REQUIRED WORK: Only lines containing the string "nullptr" belong in the answer; find them in the records and copy them.

*****

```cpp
int sm_layernorm_fwd(int x_dtype, int y_dtype, int64_t M, int C, const void* x, const float* gamma,
                     const float* beta, void* y, float* mean, float* rstd, float eps, hipStream_t st);
int64_t sm_layernorm_bwd_workspace_bytes(int64_t M, int C);
int sm_layernorm_bwd(int x_dtype, int dy_dtype, int dx_dtype, int64_t M, int C, const void* dy,
                     const void* x, const float* mean, const float* rstd, const float* gamma,
                     void* dx, const void* dres, float* dgamma, float* dbeta, void* ws,
// ... 74 lines not shown
                        const float* w, void* y, float* part, hipStream_t st);
int64_t sm_dwconv_fused_bwd_workspace_bytes(int F, int H, int W, int C, int stride);
int sm_dwconv_fused_bwd(int F, int H, int W, int C, int stride, const void* dy, const void* x,
                        const float* in_mean, const float* in_rstd, const float* in_w, const float* in_b,
                        int in_gelu, const float* w, void* dx, float* dw, void* ws, int64_t ws_bytes,
                        hipStream_t st);
int64_t sm_dwconv_bn_bwd_workspace_bytes(int F, int H, int W, int C);
int sm_dwconv_bn_bwd(int F, int H, int W, int C, const void* dy, const void* x, const float* bn_mean,
                     const float* bn_rstd, const float* bn_w, const float* bn_b, int bn_gelu, const float* w,
                     void* dx, float* dw, float* dgamma, float* dbeta, void* ws, int64_t ws_bytes,
                     hipStream_t st);
int sm_dwconv_s2_bn_bwd(int F, int H, int W, int C, const void* dy, const void* x, const float* bn_mean,
                        const float* bn_rstd, const float* bn_w, const float* bn_b, int bn_gelu, const float* w,
                        void* dx, float* dw, float* dgamma, float* dbeta, void* ws, int64_t ws_bytes,
                        hipStream_t st);
int sm_dwconv_bwd(int dtype, const void* dy, const void* x, const float* w, void* dx, float* dw, int F,
                  int H, int W, int C, int stride, void* ws, int64_t ws_bytes, hipStream_t st);

int64_t sm_se_workspace_bytes(int F, int HW, int C);
int sm_se_fwd(int dtype, const void* x, const float* act_mean, const float* act_rstd, const float* act_w,
              const float* act_b, int act_gelu, int F, int HW, int C, int R, const float* w1, const float* w2,
              float* pooled, float* z1, float* s, void* y, void* ws, int64_t ws_bytes, hipStream_t st);
int sm_se_bwd(int dtype, const void* dy, const void* x, const float* act_mean, const float* act_rstd,
              const float* act_w, const float* act_b, int act_gelu, int F, int HW, int C, int R,
              const float* w1, const float* w2, const float* s, const float* z1, float* dz2, float* dz1,
              void* dx, void* ws, int64_t ws_bytes, hipStream_t st);
int sm_se_scale(int dtype, const void* x, const float* act_mean, const float* act_rstd, const float* act_w,
                const float* act_b, int act_gelu, const float* s, void* y, int F, int HW, int C, hipStream_t st);
int64_t sm_se_bn_bwd_workspace_bytes(int F, int HW, int C);
int sm_se_bn_bwd(int dtype, const void* dy, const void* x, const float* bn_mean, const float* bn_rstd,
// ... 52 lines not shown
```

ssl-vit-video-analytics_amd/csrc/conv.hip:

```cpp
#include <algorithm>

#include "common.h"
#include "sm_api.h"

namespace {

inline int ew_blocks(int64_t n) {
  int64_t b = (n + 255) / 256;
  if (b > 16384) b = 16384;
  return b < 1 ? 1 : (int)b;
}

struct ClipView {
  const float* p;
  int B, T, H, W;
  int64_t sB, sC, sT, sH, sW;
};

template <typename TO>
__global__ void stem_im2col_kernel(ClipView v, int Ho, int Wo, int stride, TO* col ) {
  const int64_t P = (int64_t)v.B * v.T * Ho * Wo;
  for (int64_t i = blockIdx.x * (int64_t)blockDim.x + threadIdx.x; i < P; i += (int64_t)gridDim.x * blockDim.x) {
    const int xo = (int)(i % Wo);
    const int64_t r = i / Wo;
// ... 1852 lines not shown
  else
    hipLaunchKernelGGL((dwf_wgrad_kernel<2>), g2, dim3(256), lds, st, (const __bf16*)dy, (const __bf16*)x, act, part,
                       H, W, C, Ho, Wo, dwf_remap());
  colred(part, F, C * 9, nullptr, dw, 1, st);
  SM_CHECK_LAUNCH();
  return 0;
}

extern "C" int64_t sm_dwconv_bn_bwd_workspace_bytes(int F, int H, int W, int C) {
  return ((int64_t)F * C * 9 + (int64_t)F * 2 * C + 2 * C) * 4 + 2 * C * 8 + 64;
}

static int dwconv_bn_bwd(int stride, int F, int H, int W, int C, const void* dy, const void* x, const float* bn_mean,
                         const float* bn_rstd, const float* bn_w, const float* bn_b, int bn_gelu, const float* w,
                         void* dx, float* dw, float* dgamma, float* dbeta, void* ws, int64_t ws_bytes,
                         hipStream_t st) {
  if (bad_stride(stride)) return -2;
  const int Ho = (H + 2 - 3) / stride + 1, Wo = (W + 2 - 3) / stride + 1;
  size_t lds = stride == 1 ? dwf_lds_bytes(W, 1) + DWB_PAD + 4 * DWF_CB * 4
                           : (size_t)DwRing<1, DWB2_TYO>::NR * (Wo + 2) * 64 + DWB2_PAD + 13 * DWF_CB * 4;
  if (lds < 256 * 4 * 4) lds = 256 * 4 * 4;
  if (!dwf_shape_ok(F, W, C, stride) || !bn_mean || !dx || lds > 64 * 1024) return -2;
  if (stride == 2 && DwRing<1, DWB2_TYO>::NEW * Wo * 4 > 256 * DWF_KV) return -2;
  if (((uintptr_t)x & 15) || ((uintptr_t)dy & 15) || ((uintptr_t)dx & 15) || C / 8 > 256) return -2;
  if (ws_bytes < sm_dwconv_bn_bwd_workspace_bytes(F, H, W, C)) return -4;
  float* part_w = (float*)ws;
  float* part_bn = part_w + (int64_t)F * C * 9;
  float* coef = part_bn + (int64_t)F * 2 * C;
  double* sums = (double*)(((uintptr_t)(coef + 2 * C) + 7) & ~(uintptr_t)7);
  ChanAffine bn{bn_mean, bn_rstd, bn_w, bn_b, bn_gelu};
  const dim3 grid((C / DWF_CB) * F);
  if (stride == 2) {
    const bool rag = W % DWB2_PX != 0;
    if (bn_gelu && !rag)
      hipLaunchKernelGGL((dwb2_kernel<true, false>), grid, dim3(256), lds, st, (const __bf16*)dy, (const __bf16*)x, bn,
                         w, (__bf16*)dx, part_w, part_bn, H, W, C, Ho, Wo, dwf_remap());
    else if (bn_gelu)
      hipLaunchKernelGGL((dwb2_kernel<true, true>), grid, dim3(256), lds, st, (const __bf16*)dy, (const __bf16*)x, bn,
                         w, (__bf16*)dx, part_w, part_bn, H, W, C, Ho, Wo, dwf_remap());
    else
      hipLaunchKernelGGL((dwb2_kernel<false, true>), grid, dim3(256), lds, st, (const __bf16*)dy, (const __bf16*)x, bn,
                         w, (__bf16*)dx, part_w, part_bn, H, W, C, Ho, Wo, dwf_remap());
  } else {
    if (bn_gelu)
      hipLaunchKernelGGL((dwb_kernel<true, true>), grid, dim3(256), lds, st, (const __bf16*)dy, (const __bf16*)x, bn,
                         w, (__bf16*)dx, part_w, part_bn, H, W, C, dwf_remap());
    else
      hipLaunchKernelGGL((dwb_kernel<false, true>), grid, dim3(256), lds, st, (const __bf16*)dy, (const __bf16*)x, bn,
                         w, (__bf16*)dx, part_w, part_bn, H, W, C, dwf_remap());
  }
  colred(part_w, F, C * 9, nullptr, dw, 1, st);
  colred(part_bn, F, 2 * C, sums, nullptr, 0, st);
  const int64_t M = (int64_t)F * H * W;
  hipLaunchKernelGGL(se_bn_finalize_kernel, dim3((C + 127) / 128), dim3(128), 0, st, sums, M, C, dgamma, dbeta,
                     coef);
  int64_t rpb = (M + 4095) / 4096;
  if (rpb < 16) rpb = 16;
  hipLaunchKernelGGL(dwb_dx_kernel, dim3((unsigned)((M + rpb - 1) / rpb)), dim3(256), 0, st, (const __bf16*)x, bn,
                     (const float*)coef, (__bf16*)dx, M, C, (int)rpb);
  SM_CHECK_LAUNCH();
  return 0;
}

extern "C" int sm_dwconv_bn_bwd(int F, int H, int W, int C, const void* dy, const void* x, const float* bn_mean,
                                const float* bn_rstd, const float* bn_w, const float* bn_b, int bn_gelu,
                                const float* w, void* dx, float* dw, float* dgamma, float* dbeta, void* ws,
                                int64_t ws_bytes, hipStream_t st) {
  return dwconv_bn_bwd(1, F, H, W, C, dy, x, bn_mean, bn_rstd, bn_w, bn_b, bn_gelu, w, dx, dw, dgamma, dbeta, ws,
                       ws_bytes, st);
}

extern "C" int sm_dwconv_s2_bn_bwd(int F, int H, int W, int C, const void* dy, const void* x, const float* bn_mean,
                                   const float* bn_rstd, const float* bn_w, const float* bn_b, int bn_gelu,
                                   const float* w, void* dx, float* dw, float* dgamma, float* dbeta, void* ws,
                                   int64_t ws_bytes, hipStream_t st) {
  return dwconv_bn_bwd(2, F, H, W, C, dy, x, bn_mean, bn_rstd, bn_w, bn_b, bn_gelu, w, dx, dw, dgamma, dbeta, ws,
                       ws_bytes, st);
}

extern "C" int64_t sm_dwconv_wgrad_workspace_bytes(int F, int H, int W, int C, int stride) {
  if (bad_stride(stride)) return 0;
  const int Ho = (H + 2 - 3) / stride + 1, Wo = (W + 2 - 3) / stride + 1;
  const int64_t P = (int64_t)F * Ho * Wo;
  int64_t ppb = (P + 1023) / 1024;
  if (ppb < 64) ppb = 64;
  const int64_t nb = (P + ppb - 1) / ppb;
  return nb * C * 9 * 4;
}

extern "C" int sm_dwconv_bwd(int dtype, const void* dy, const void* x, const float* w, void* dx, float* dw, int F,
                             int H, int W, int C, int stride, void* ws, int64_t ws_bytes, hipStream_t st) {
  if (C % 8 || C / 8 > 256) return -2;
// ... 118 lines not shown
```

ssl-vit-video-analytics_amd/csrc/gemm.hip:

```cpp
#include "common.h"
#include "sm_api.h"
#include <stdlib.h>

namespace {

struct GemmArgs {
  int M, N, K;
  int k_begin, k_chunk;
  const void* A; int64_t lda;
  const void* B; int64_t ldb;
  void* C; int64_t ldc;
  const float* bias;
  float alpha, beta;
  int epi;
  void* aux;
  const void* R;
  float drop_p;
  uint64_t seed;
  const float* row_scale;
  int64_t rows_per_group;
  float* partial;
  float* colsum;
  int cH, cW, cC, cflip;
  float xb_p;
  uint64_t xb_seed;
  ChanAffine xb_act;
  const float* xb_gate;
  int xb_hw;
  float* stat_part;
  int ctrans;
  void* aux_out;
};

template <typename TC>
SM_DEV void epilogue_store(const GemmArgs& g, int64_t row, int col, float acc, int zs) {
  if (g.partial) {
    g.partial[(int64_t)zs * g.M * g.N + row * g.N + col] = acc;
    return;
  }
  float v = g.alpha * acc;
  if (g.bias) v += g.bias[col];
  TC* C = (TC*)g.C;
  const int64_t idx = g.ctrans ? (int64_t)col * g.ldc + row : row * g.ldc + col;
  if (g.epi & 2) v = (float)(__bf16)v;
  if (g.epi & 4) v *= gelu_grad(to_f<TC>(((const TC*)g.aux)[idx]));
  if (g.epi & 1) {
// ... 758 lines not shown
  TileLoader<BNV, NT, BK> tlb;
  ConvRowsA<BMV, NT> cla;
  ConvColsB<BNV, NT> clb;
  XformColsB<BNV, NT, IMP> xlb;
  if constexpr (IMP == 1 || IMP == 10) cla.init(g, m0, kb);
  else tla.init(g.lda, g.M - m0);
  if constexpr (IMP == 2) clb.init(g, n0, kb);
  else if constexpr (XB) xlb.init(g, n0);
  else tlb.init(g.ldb, g.N - n0);

  const int64_t abase = AK ? (int64_t)m0 * g.lda : (int64_t)m0;
  const int64_t bbase = BK ? (int64_t)n0 * g.ldb : (int64_t)n0;
  const int64_t astep = AK ? 1 : g.lda, bstep = BK ? 1 : g.ldb;
  const int64_t cbase = -(int64_t)(g.cW + 1) * g.cC;
  auto load_a = [&](int k0, uint4 (&r)[TileLoader<BMV, NT, AK>::CH]) {
    if constexpr (IMP == 1 || IMP == 10) cla.load(panel_rsrc(A, (int64_t)m0 * g.cC + cbase), g, ke, r);
    else tla.load(panel_rsrc(A, abase + k0 * astep), ke - k0, r);
  };
  auto load_b = [&](int k0, uint4 (&r)[TileLoader<BNV, NT, BK>::CH]) {
    if constexpr (IMP == 2) clb.load(panel_rsrc(B, (int64_t)k0 * g.cC + cbase), g, ke - k0, r);
    else if constexpr (XB) xlb.load(g, n0, k0, ke - k0);
    else tlb.load(panel_rsrc(B, bbase + k0 * bstep), ke - k0, r);
  };

  f32x16 acc[2][NJ];
#pragma unroll
  for (int i = 0; i < 2; ++i)
#pragma unroll
    for (int j = 0; j < NJ; ++j)
#pragma unroll
      for (int r = 0; r < 16; ++r) acc[i][j][r] = 0.f;
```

*****

ANSWER FOR THE TASK:
  colred(part, F, C * 9, nullptr, dw, 1, st);
  colred(part_w, F, C * 9, nullptr, dw, 1, st);
  colred(part_bn, F, 2 * C, sums, nullptr, 0, st);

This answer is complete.